Поскольку республика Татарково быстро развивалась, застраивалась пятиэтажными кирпичными домами и уже приобретала очертания солидного промышленного городка, то всё внимание было сосредоточенно на его новом фонде. И эти три дома, стоящие с левой стороны Пионерской улицы, потеряли свою привлекательность, потерялись из вида администрации градообразующего предприятия. На их месте в перспективе планируется поставить такие же дома, как и в новом массиве или такие, как дома-колонки, напротив, через улицу. С правой стороны улицы уже стояли четырёхэтажные дома – Набережный микрорайон. За его корпусами крутой спуск к Угре. Прекрасный вид из окон и место отдыха.
В тех же домах, в частности в том, в котором они живут, полы были деревянными, «музыкальными», скрипели сильно летом, зимой немного меняли тон с мажора на минор. И двери имели свойства то разбухать, то ссыхаться. Фрамуги на окнах тоже хоть привязывай. Если открыл, то того гляди отделяться от оконных переплётов. Открывались они по-старинке – наружу, и очень даже могло статься – что унесёт их однажды ветром, как крыло бабочки.
Но всё равно квартира радовала, поскольку отдельная, поскольку своя. Живи она сейчас с родителями мужа, как бы она переживала эти муки в их окружении? А так одна, где со слезами, где со стонами.
– Мамочка, тебе боля, да? – спрашивала из сочувствия дочка, подходя к ней и стараясь обхватить маму своим ручонками. Или: – Тебе чё, чикотно, да? – уже смеясь.
Маша, как в том, так и в другом случае, обнимала её, прижимала к себе, и они вместе качались из стороны в сторону, переживая каждая своё со смехом или плачем.
В девять часов вечера пришла Нина Притворина. Она не позвонила, а постучала, видимо, помня из прошлых посещений, что звонок не работает. Маша открыла дверь и с удивлением, и отчего-то с тайным испугом, уставилась на неё, отступая в сторону.
По первому же взгляду поняла – в курсе! «Ну, Филипп! – одиозная ты личность», – вспомнила присказку Шилина.
– Привет!
– Привет. Давно не виделись…
Нина почти по-хозяйски вошла в маленькую прихожую. Сняла у порога туфли-лодочки и ступила босыми ногами на вымытые половицы. Ступни ног приятно обожгло прохладой.

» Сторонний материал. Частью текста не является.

# LouisBearing/BirdSoundClassif

Hardware: AMD Instinct MI355X
Metric: clips/sec (3 s @ 22.05 kHz) detect fwd (higher is better)
Workload: dtype f32; 1 GPU; BASELINE.json configs[1]: 1xMI355X inference, batch=64 synthetic 3 s clips (PCM16 @22.05 kHz resident in HBM) through the HIP STFT front end + detector forward + device post-processing, detections returned to the host; batch_per_gpu=64, distinct_clips=64, lanes=2

## Files before the change

### birdsoundclassif_amd/_lib.py

```python
import ctypes as C
import os
import subprocess

_HERE = os.path.dirname(os.path.abspath(__file__))
LIB_PATH = os.environ.get('NBM_LIB') or os.path.join(_HERE, 'libnbm_hip.so')
CSRC = os.path.join(_HERE, 'csrc')

_lib = None


class GemmDesc(C.Structure):
    _fields_ = [('x', C.c_void_p), ('w', C.c_void_p), ('y', C.c_void_p),
                ('scale', C.c_void_p), ('shift', C.c_void_p), ('residual', C.c_void_p),
                ('x_gs', C.c_int64), ('w_gs', C.c_int64), ('y_gs', C.c_int64), ('res_gs', C.c_int64),
                ('groups', C.c_int),
                ('B', C.c_int), ('H', C.c_int), ('W', C.c_int), ('Cin', C.c_int),
                ('N', C.c_int),
                ('kh', C.c_int), ('kw', C.c_int), ('stride', C.c_int), ('pad', C.c_int),
                ('Ho', C.c_int), ('Wo', C.c_int),
                ('x_ld', C.c_int), ('w_ld', C.c_int), ('y_ld', C.c_int), ('res_ld', C.c_int),
                ('alpha', C.c_float), ('act', C.c_int), ('shift_per_row', C.c_int),
                ('up', C.c_void_p), ('up_H', C.c_int), ('up_W', C.c_int),
                ('rows', C.c_void_p), ('rows_blocks', C.c_void_p),
                ('rows_mode', C.c_int), ('rows_count', C.c_int), ('rows_TH', C.c_int), ('rows_TW', C.c_int),
# ... 83 lines not shown
    'nbm_silu': [_P, _P, _L, _P],
    'nbm_layernorm': [_P, _L, _I, _P, _P, _F, _P, _P],
    'nbm_mha_small': [_P, _P, _P, _I, _I, _I, _P, _I, _I, _I, _I, _I, _L, _L, _P, _F, _P],
    'nbm_mha_segments': [_P, _P, _P, _I, _I, _I, _P, _I, _I, _I, _I, _I, _I, _P, _P, _I, _F, _P],
    'nbm_pair_softmax': [_P, _L, _I, _I, _P, _I, _P],
    'nbm_rpn_decode': [_P, _P, _P, _I, _I, _I, _I, _I, _I, _P, _P, _P, _P],
    'nbm_nan_images': [_P, _I, _L, _P, _P],
    'nbm_rpn_select': [_P, _P, _P, _I, _I, _I, _I, _I, _P, _P, _P, _P, _P],
    'nbm_nms_batched': [_P, _P, _P, _I, _I, _F, _I, _P, _P, _P, _P, _P, _P, _P],
    'nbm_rpn_select_big_workspace': [_I, _I, C.POINTER(C.c_int64)],
    'nbm_rpn_select_big': [_P, _P, _P, _I, _I, _I, _I, _I, _P, _L, _P, _P, _P, _P, _P],
    'nbm_nms_big_workspace': [_I, _I, C.POINTER(C.c_int64)],
    'nbm_nms_big': [_P, _P, _P, _I, _I, _F, _I, _P, _L, _P, _P, _P, _P, _P],
    'nbm_roi_pool': [C.POINTER(RoiDesc), _P],
    'nbm_roi_pool_hw': [C.POINTER(RoiHwDesc), _P],
    'nbm_rcnn_post': [_P, _P, _I, _I, _P, _P, _I, _I, _I, _F, _F, _I, _P, _P, _P],
    'nbm_merge_collect': [_P, _P, _I, _I, _I, _I, _I, _L, _P, _P, _P, _P, _P, _P],
    'nbm_merge_nms_workspace': [_I, C.POINTER(C.c_int64)],
    'nbm_merge_nms': [_P, _P, _I, _F, _P, _L, _P, _P, _P],
    'nbm_merge_gather': [_P, _P, _P, _P, _P, _I, _P, _P, _P],
    'nbm_conv_dgrad': [C.POINTER(BwdDesc), _P],
    'nbm_conv_wgrad': [C.POINTER(BwdDesc), _P],
    'nbm_gemm_plan': [_I, _P, C.POINTER(GemmPlan)],
    'nbm_relu_bwd': [_P, _P, _P, _L, _P],
    'nbm_silu_bwd': [_P, _P, _P, _L, _P],
    'nbm_axpby': [_P, _P, _P, _F, _F, _L, _L, _P],
    'nbm_colsum': [_P, _L, _I, _I, _P, _P],
    'nbm_leaky_relu_bwd': [_P, _P, _P, _F, _L, _P],
    'nbm_layernorm_bwd': [_P, _P, _P, _L, _I, _F, _P, _P, _P, _P],
    'nbm_mha_small_bwd': [_P, _P, _P, _P, _I, _I, _I, _I, _P, _P, _P, _I, _I, _I, _P, _I, _I, _I, _I, _L, _L, _P, _F, _P],
    'nbm_zero_roi_windows': [_P, _I, _I, _I, _P, _P, _I, _I, _I, _P],
    'nbm_zero_pattern': [_P, _I, _I, _I, _I, _I, _P],
    'nbm_zero_tiles': [_P, _I, _I, _I, _I, _P, _I, _P, _P],
    'nbm_tiles_gather': [_P, _I, _I, _I, _I, _P, _I, _P, _P, _P],
    'nbm_tiles_scatter_add': [_P, _I, _I, _I, _I, _P, _I, _P, _P, _P],
    'nbm_proposal_iou': [_P, _P, _P, _I, _I, _I, _P, _P, _P],
    'nbm_anchor_targets': [_P, _I, _P, _P, _I, _I, _F, _F, _P, _P, _P, _P],
    'nbm_maxpool3x3s2_bwd': [_P, _P, _P, _I, _I, _I, _I, _I, _I, _P, _P, _P],
    'nbm_upsample_bilinear_bwd': [_P, _I, _I, _I, _I, _P, _I, _I, _I, _P],
    'nbm_tiles_upsample_bilinear_bwd_add': [_P, _I, _I, _I, _I, _P, _I, _P, _P, _I, _I, _P],
    'nbm_png_unfilter_gray8': [_P, _L, _I, _I, _I, _P, _L, _P, _P],
    'nbm_image_half_std_u8': [_P, _L, _I, _L, _P, _P],
    'nbm_randn_fill': [_U64, _L, _P, _P],
    'nbm_augment_batch': [_P, _P, _P, _I, _I, _I, _P, _P, _P, _P, _P, _P, _P],
    'nbm_u8_to_unit': [_P, _L, _P, _P],
    'nbm_wino_input': [_P, _I, _I, _I, _I, _P, _I, _P],
# ... 48 lines not shown
def load():
    global _lib
    if _lib is not None:
        return _lib
    import torch
    if not os.path.isfile(LIB_PATH):
        raise RuntimeError(f'{LIB_PATH} is missing: build it with `python -c "import __graft_entry__ as g; g.build()"` '
                           '(the NBM hot path has no CPU / eager fallback)')
    lib = C.CDLL(LIB_PATH)
    lib.nbm_version.restype = C.c_char_p
    lib.nbm_version.argtypes = []
    for name, argtypes in SIGNATURES.items():
        fn = getattr(lib, name)
        fn.argtypes = argtypes
        fn.restype = C.c_int
    _lib = lib
    return lib


class NbmHipError(RuntimeError):
    pass


_CODES = {-1: 'NBM_EINVAL (bad argument / shape)', -2: 'NBM_EALIGN (pointer or pitch not 16-byte aligned)',
          -3: 'NBM_EUNSUPPORTED'}


def check(rc, name):
    if rc != 0:
        raise NbmHipError(f'{name} failed: {_CODES.get(rc, f"hipError_t {rc}")}')
```

### birdsoundclassif_amd/csrc/igemm.hip

```cpp
#include <stdlib.h>
#include "nbm_common.h"
#include "igemm_device.h"
#include <type_traits>

namespace {

constexpr int BK = 32;
constexpr int PITCH = 36;

enum { A_FAST = 0, A_GENERIC = 1 };

using nbm_igemm::IgemmParams;

template <int BM, int BN, int WM, int WN, int AMODE, int EPI, int STAGES = 2, bool ROWS = false>
__global__ __launch_bounds__(256, BM > 128 ? 1 : STAGES == 1 ? 3 : 2) void igemm_kernel(const IgemmParams p) {
  constexpr int MT = WM / 32, NT = WN / 32;
  constexpr int WAVES_N = BN / WN;
  constexpr int AR = BM / 32, BR = BN / 32;
  static_assert((BM / WM) * (BN / WN) == 4, "4 waves per workgroup");
  static_assert(EPI == EPI_STD, "EPI is reserved: the instantiation names carry it");

  __shared__ __attribute__((aligned(16))) float lds[STAGES * (BM + BN) * PITCH];
  if constexpr (STAGES == 2) nbm_stagger_priority();
  float* As = lds;
// ... 351 lines not shown
      }
    }
    if (p.bits_out) {
      static_assert(NT >= 2 && NT % 2 == 0, "two lanes per tile row");
      constexpr int WPL = NT / 2;
      __builtin_amdgcn_fence(__ATOMIC_ACQ_REL, "wavefront");
      const int r = lane >> 1, j0 = (lane & 1) * WPL;
      const int m = m0 + r;
      if (m < p.M) {
        unsigned* dst = p.bits_out + (long long)m * p.n_words + (n_off >> 5) + j0;
        const unsigned* src = Bw[wave] + r * NT + j0;
        if constexpr (WPL == 4) *reinterpret_cast<uint4*>(dst) = *reinterpret_cast<const uint4*>(src);
        else if constexpr (WPL == 2) *reinterpret_cast<uint2*>(dst) = *reinterpret_cast<const uint2*>(src);
        else {
#pragma unroll
          for (int q = 0; q < WPL; ++q) dst[q] = src[q];
        }
      }
      __builtin_amdgcn_fence(__ATOMIC_ACQ_REL, "wavefront");
    }
  }
}

}

using namespace nbm_igemm;

extern "C" int nbm_gemm_conv(const nbm_gemm_desc* d, void* stream) {
  if (!d) return NBM_EINVAL;
  const GemmPlan pl = plan_fwd(*d, read_gemm_switches(0));
  if (pl.rc) return pl.rc;
  if (pl.halves) {
    nbm_gemm_desc a = *d, b = *d;
    const int n0 = d->N - 64;
    a.N = n0;
    b.N = 64;
    b.w = d->w + (long long)n0 * d->w_ld;
    b.y = d->y + n0;
    if (d->scale) b.scale = d->scale + n0;
    if (d->shift) b.shift = d->shift + n0;
    if (d->residual) b.residual = d->residual + n0;
    if (d->mask) b.mask = d->mask + n0;
    const int rc = nbm_gemm_conv(&a, stream);
    return rc ? rc : nbm_gemm_conv(&b, stream);
  }
  const dim3 grid(pl.grid[0], pl.grid[1], pl.grid[2]), block(pl.block);
// ... 30 lines not shown
  }
  if (d->rows) {
    p.rows = d->rows; p.rows_blocks = d->rows_blocks; p.rows_mode = d->rows_mode; p.rows_TH = d->rows_TH; p.rows_TW = d->rows_TW;
    p.fd_rows_thw = nbm_fastdiv_make((unsigned)(d->rows_TH * d->rows_TW)); p.fd_rows_tw = nbm_fastdiv_make((unsigned)d->rows_TW);
    p.M = d->rows_count;
  }
  switch (pl.kernel) {
    case K_FWD_ROWS: hipLaunchKernelGGL((igemm_kernel<128, 128, 64, 64, A_FAST, EPI_STD, 1, true>), grid, block, 0, st, p); break;
    case K_FWD_SPLIT_R0: case K_FWD_SPLIT_R2: case K_FWD_SPLIT_R4: return split_launch(p, pl, st);
    case K_FWD_H16: return h16_launch(p, pl, st);
    case K_FWD_128_S1: hipLaunchKernelGGL((igemm_kernel<128, 128, 64, 64, A_FAST, EPI_STD, 1>), grid, block, 0, st, p); break;
    case K_FWD_128_FAST: hipLaunchKernelGGL((igemm_kernel<128, 128, 64, 64, A_FAST, EPI_STD>), grid, block, 0, st, p); break;
    case K_FWD_128_GENERIC: hipLaunchKernelGGL((igemm_kernel<128, 128, 64, 64, A_GENERIC, EPI_STD>), grid, block, 0, st, p); break;
    case K_FWD_64_S1: hipLaunchKernelGGL((igemm_kernel<128, 64, 64, 32, A_FAST, EPI_STD, 1>), grid, block, 0, st, p); break;
    case K_FWD_64_FAST: hipLaunchKernelGGL((igemm_kernel<128, 64, 64, 32, A_FAST, EPI_STD>), grid, block, 0, st, p); break;
    case K_FWD_64_GENERIC: hipLaunchKernelGGL((igemm_kernel<128, 64, 64, 32, A_GENERIC, EPI_STD>), grid, block, 0, st, p); break;
    case K_FWD_32_FAST: hipLaunchKernelGGL((igemm_kernel<128, 32, 32, 32, A_FAST, EPI_STD>), grid, block, 0, st, p); break;
    case K_FWD_32_GENERIC: hipLaunchKernelGGL((igemm_kernel<128, 32, 32, 32, A_GENERIC, EPI_STD>), grid, block, 0, st, p); break;
    default: return NBM_EINVAL;
  }
  return nbm_launch_status();
}
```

Светланка стояла возле матери, смотрела на тётю с интересом, та изредка бывала у них в гостях, приносила с собой конфетку, а то и две. В чём она и на этот раз не ошиблась. Погладив девочку по голове, поиграв её бантиками, вынула из кармана платья, больше похожее на сарафан, пару карамелек в цветной обёртке и подала девочке.
– Нá-ка, пососи. Только не обе разом.
Выполнив обязанности внимательной гостьи, Нина, не глядя на взрослую хозяйку, пошла по квартире.
– Ну, что у вас новенького? – спрашивала она, проходя в комнату. Оглядела её. – Что ж вы, без мебели до сих пор? Свекровь могла бы и поспособствовать.
– Обойдёмся.
В комнате стояли диван, разложенный тахтой и застеленный покрывалом. Детская кроватка и старый двух тумбовый шкаф. Перед окном у балконной двери обеденный стол с четырьмя стульями. На потолке матовый плафон, а на стене какие-то картинки.